_TASK ITEM:_ If a line in the data contains "long", copy it out.

_RECORDS SHOWN:_
==*==
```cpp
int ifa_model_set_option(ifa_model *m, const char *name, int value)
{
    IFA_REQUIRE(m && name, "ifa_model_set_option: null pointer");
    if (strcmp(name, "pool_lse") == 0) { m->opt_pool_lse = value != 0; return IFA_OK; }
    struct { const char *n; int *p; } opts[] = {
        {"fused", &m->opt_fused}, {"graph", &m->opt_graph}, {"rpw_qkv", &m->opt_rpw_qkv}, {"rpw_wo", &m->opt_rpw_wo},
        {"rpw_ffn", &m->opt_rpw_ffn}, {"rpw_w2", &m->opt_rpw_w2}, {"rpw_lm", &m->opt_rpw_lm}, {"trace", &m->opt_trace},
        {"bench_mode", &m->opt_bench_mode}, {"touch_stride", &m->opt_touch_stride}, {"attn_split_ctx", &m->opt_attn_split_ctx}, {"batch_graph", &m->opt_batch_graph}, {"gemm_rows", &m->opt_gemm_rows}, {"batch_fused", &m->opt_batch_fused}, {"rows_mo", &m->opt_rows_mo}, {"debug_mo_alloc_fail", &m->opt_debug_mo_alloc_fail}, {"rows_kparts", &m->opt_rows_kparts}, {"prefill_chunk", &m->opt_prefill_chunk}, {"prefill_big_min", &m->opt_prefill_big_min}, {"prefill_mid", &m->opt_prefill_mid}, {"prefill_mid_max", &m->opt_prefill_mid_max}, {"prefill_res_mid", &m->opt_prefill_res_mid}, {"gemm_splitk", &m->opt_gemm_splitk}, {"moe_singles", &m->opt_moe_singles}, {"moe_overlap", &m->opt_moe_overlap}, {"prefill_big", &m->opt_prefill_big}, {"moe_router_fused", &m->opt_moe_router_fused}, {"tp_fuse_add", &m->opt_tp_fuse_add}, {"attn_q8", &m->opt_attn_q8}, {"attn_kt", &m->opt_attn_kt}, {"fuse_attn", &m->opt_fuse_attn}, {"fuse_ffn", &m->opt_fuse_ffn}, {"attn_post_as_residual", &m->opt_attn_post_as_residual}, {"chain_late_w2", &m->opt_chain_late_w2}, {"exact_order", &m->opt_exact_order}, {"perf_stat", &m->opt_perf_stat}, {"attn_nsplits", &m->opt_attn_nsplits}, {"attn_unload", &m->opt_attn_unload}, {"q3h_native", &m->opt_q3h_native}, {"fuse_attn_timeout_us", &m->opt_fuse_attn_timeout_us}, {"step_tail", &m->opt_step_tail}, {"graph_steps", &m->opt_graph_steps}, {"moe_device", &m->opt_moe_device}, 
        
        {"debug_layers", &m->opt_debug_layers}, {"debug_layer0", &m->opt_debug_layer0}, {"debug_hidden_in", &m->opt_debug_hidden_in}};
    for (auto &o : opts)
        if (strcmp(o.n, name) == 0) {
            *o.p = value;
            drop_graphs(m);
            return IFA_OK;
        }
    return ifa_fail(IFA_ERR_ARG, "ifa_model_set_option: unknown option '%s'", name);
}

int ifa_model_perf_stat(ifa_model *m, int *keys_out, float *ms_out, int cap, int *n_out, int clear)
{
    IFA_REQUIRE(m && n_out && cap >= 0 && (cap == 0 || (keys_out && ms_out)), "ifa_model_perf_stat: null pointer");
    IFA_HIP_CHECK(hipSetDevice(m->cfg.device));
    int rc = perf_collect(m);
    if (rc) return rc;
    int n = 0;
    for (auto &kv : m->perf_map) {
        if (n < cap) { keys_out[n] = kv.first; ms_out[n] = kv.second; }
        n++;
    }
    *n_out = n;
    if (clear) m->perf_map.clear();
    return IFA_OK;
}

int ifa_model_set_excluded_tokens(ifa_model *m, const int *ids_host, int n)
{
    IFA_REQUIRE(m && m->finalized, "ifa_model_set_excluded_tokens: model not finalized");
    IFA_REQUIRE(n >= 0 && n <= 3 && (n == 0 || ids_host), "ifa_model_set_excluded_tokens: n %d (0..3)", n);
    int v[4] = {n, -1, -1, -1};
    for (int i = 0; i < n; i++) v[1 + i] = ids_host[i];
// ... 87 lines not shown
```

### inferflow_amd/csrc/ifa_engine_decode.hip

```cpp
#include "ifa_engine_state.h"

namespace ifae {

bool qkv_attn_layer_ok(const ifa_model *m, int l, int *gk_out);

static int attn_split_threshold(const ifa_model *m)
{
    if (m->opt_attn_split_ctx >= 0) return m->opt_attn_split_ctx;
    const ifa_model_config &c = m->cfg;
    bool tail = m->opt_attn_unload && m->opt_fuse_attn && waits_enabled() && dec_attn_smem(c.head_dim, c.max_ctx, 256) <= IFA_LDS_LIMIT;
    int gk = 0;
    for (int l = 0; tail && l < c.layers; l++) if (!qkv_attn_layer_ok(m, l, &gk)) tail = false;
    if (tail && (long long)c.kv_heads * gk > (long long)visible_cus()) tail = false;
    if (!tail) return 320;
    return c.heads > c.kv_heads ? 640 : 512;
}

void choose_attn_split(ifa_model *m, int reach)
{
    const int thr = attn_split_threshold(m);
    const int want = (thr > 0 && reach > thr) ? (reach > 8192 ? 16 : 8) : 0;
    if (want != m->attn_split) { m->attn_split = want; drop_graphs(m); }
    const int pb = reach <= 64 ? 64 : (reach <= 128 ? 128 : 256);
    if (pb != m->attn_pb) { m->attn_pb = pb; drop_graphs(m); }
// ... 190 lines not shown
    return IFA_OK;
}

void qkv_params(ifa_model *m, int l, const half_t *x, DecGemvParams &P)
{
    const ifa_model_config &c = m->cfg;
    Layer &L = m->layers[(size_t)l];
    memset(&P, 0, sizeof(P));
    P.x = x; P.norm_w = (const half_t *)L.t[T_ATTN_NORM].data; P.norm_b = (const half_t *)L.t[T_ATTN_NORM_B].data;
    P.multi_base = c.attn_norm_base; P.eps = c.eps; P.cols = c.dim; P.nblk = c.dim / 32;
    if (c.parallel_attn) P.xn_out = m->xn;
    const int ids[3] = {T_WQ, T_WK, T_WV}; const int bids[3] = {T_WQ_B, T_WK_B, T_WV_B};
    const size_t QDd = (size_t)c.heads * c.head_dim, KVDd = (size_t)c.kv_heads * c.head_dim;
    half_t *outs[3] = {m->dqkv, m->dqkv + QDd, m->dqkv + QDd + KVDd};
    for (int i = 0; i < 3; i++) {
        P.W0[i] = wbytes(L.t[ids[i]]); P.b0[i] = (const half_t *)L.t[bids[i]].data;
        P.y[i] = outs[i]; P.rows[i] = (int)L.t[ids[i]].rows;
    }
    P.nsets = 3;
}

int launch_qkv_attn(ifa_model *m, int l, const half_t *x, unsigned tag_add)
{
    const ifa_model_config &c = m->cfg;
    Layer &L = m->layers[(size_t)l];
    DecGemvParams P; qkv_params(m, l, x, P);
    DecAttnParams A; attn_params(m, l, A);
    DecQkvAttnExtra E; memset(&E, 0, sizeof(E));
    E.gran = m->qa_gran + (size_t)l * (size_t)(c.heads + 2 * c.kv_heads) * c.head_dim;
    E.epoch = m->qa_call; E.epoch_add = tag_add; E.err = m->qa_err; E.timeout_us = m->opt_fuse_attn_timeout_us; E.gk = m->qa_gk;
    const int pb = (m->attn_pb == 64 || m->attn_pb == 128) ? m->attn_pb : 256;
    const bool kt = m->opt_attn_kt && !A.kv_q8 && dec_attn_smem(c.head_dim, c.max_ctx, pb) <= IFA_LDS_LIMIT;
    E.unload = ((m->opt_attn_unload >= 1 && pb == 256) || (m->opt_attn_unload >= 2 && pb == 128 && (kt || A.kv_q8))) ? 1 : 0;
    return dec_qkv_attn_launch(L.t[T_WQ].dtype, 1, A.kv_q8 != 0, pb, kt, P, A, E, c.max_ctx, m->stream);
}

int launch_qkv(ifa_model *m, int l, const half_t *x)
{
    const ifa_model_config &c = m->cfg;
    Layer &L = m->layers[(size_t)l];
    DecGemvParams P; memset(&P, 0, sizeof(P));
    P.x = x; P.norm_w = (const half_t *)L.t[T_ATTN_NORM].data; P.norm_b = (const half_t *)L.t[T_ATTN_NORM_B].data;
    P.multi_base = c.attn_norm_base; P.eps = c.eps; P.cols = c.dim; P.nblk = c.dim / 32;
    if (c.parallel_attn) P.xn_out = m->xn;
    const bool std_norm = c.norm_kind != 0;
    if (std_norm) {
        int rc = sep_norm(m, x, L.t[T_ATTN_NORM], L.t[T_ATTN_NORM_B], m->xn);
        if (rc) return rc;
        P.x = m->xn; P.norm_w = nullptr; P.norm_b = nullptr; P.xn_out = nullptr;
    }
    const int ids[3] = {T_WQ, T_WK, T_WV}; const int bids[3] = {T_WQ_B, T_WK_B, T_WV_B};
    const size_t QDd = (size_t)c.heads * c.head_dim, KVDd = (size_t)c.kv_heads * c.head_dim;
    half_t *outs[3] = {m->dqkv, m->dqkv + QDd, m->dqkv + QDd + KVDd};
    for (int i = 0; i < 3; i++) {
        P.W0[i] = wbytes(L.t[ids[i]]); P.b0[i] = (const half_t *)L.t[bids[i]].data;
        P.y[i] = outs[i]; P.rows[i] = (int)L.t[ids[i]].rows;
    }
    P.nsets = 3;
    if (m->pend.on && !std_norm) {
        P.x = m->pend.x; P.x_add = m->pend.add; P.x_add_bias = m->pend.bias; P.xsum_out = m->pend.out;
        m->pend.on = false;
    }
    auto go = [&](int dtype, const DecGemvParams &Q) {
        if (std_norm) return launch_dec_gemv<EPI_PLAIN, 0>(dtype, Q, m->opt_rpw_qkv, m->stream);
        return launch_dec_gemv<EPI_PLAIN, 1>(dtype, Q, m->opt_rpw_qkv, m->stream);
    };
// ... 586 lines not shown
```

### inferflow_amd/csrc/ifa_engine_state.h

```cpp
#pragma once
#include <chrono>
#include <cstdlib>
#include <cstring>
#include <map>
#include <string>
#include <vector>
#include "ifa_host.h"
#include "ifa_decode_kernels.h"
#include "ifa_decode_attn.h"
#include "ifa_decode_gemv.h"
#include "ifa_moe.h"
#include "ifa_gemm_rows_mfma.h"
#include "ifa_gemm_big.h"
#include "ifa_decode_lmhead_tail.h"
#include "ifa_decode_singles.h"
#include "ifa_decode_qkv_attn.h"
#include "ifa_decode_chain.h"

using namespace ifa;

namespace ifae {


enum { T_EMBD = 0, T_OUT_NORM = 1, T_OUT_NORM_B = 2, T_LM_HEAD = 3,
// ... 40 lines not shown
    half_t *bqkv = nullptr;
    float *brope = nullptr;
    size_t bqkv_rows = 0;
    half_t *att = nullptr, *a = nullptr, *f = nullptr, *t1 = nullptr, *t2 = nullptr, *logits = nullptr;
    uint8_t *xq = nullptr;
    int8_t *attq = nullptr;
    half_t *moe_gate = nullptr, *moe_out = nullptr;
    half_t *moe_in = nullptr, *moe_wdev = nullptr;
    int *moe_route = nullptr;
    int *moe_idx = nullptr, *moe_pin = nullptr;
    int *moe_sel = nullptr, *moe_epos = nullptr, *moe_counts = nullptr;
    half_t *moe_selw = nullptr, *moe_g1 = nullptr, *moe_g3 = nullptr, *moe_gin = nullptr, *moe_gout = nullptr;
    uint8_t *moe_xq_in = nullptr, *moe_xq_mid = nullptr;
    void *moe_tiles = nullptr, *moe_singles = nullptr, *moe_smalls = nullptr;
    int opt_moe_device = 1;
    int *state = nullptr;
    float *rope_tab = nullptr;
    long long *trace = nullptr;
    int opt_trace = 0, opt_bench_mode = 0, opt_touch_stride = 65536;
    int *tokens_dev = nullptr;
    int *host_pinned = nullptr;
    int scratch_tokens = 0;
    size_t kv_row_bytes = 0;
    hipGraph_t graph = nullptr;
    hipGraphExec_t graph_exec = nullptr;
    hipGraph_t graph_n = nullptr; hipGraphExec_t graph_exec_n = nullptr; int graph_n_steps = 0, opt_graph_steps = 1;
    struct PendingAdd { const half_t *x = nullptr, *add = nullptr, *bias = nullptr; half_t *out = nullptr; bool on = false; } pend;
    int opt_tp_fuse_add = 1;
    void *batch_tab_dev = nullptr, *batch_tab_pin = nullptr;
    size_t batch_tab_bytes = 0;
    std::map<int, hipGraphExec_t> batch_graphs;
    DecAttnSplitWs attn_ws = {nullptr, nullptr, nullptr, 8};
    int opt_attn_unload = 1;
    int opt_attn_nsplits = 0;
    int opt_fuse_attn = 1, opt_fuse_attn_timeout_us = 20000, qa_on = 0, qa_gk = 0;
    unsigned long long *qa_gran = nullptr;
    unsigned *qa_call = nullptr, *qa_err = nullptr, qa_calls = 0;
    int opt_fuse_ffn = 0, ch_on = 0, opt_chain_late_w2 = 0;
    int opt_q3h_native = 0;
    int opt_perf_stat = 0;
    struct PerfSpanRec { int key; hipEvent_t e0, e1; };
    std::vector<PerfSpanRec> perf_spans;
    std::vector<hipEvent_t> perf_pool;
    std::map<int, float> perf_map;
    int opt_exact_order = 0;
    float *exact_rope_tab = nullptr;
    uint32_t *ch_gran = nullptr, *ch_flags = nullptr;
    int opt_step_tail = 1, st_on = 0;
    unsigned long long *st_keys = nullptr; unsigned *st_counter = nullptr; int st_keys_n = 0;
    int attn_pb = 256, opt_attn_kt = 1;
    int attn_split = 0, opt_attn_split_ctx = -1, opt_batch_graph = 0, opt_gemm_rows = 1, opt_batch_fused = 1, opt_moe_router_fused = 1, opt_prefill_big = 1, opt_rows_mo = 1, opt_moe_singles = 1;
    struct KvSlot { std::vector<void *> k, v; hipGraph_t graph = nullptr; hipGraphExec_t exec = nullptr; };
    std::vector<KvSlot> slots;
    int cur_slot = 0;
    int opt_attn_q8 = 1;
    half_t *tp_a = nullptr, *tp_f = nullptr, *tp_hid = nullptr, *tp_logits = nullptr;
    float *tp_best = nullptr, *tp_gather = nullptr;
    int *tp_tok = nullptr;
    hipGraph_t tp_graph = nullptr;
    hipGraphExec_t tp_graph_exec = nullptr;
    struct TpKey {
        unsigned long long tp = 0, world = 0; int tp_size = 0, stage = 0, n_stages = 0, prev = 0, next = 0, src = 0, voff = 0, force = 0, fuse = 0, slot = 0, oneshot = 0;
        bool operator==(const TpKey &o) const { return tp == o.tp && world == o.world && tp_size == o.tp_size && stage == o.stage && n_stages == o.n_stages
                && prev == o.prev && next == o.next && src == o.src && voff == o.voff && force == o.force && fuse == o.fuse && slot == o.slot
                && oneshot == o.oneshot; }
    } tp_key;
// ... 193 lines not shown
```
==*==
_TASK RESULT:_
    if (tail && (long long)c.kv_heads * gk > (long long)visible_cus()) tail = false;
    long long *trace = nullptr;
    unsigned long long *qa_gran = nullptr;
    unsigned long long *st_keys = nullptr; unsigned *st_counter = nullptr; int st_keys_n = 0;
        unsigned long long tp = 0, world = 0; int tp_size = 0, stage = 0, n_stages = 0, prev = 0, next = 0, src = 0, voff = 0, force = 0, fuse = 0, slot = 0, oneshot = 0;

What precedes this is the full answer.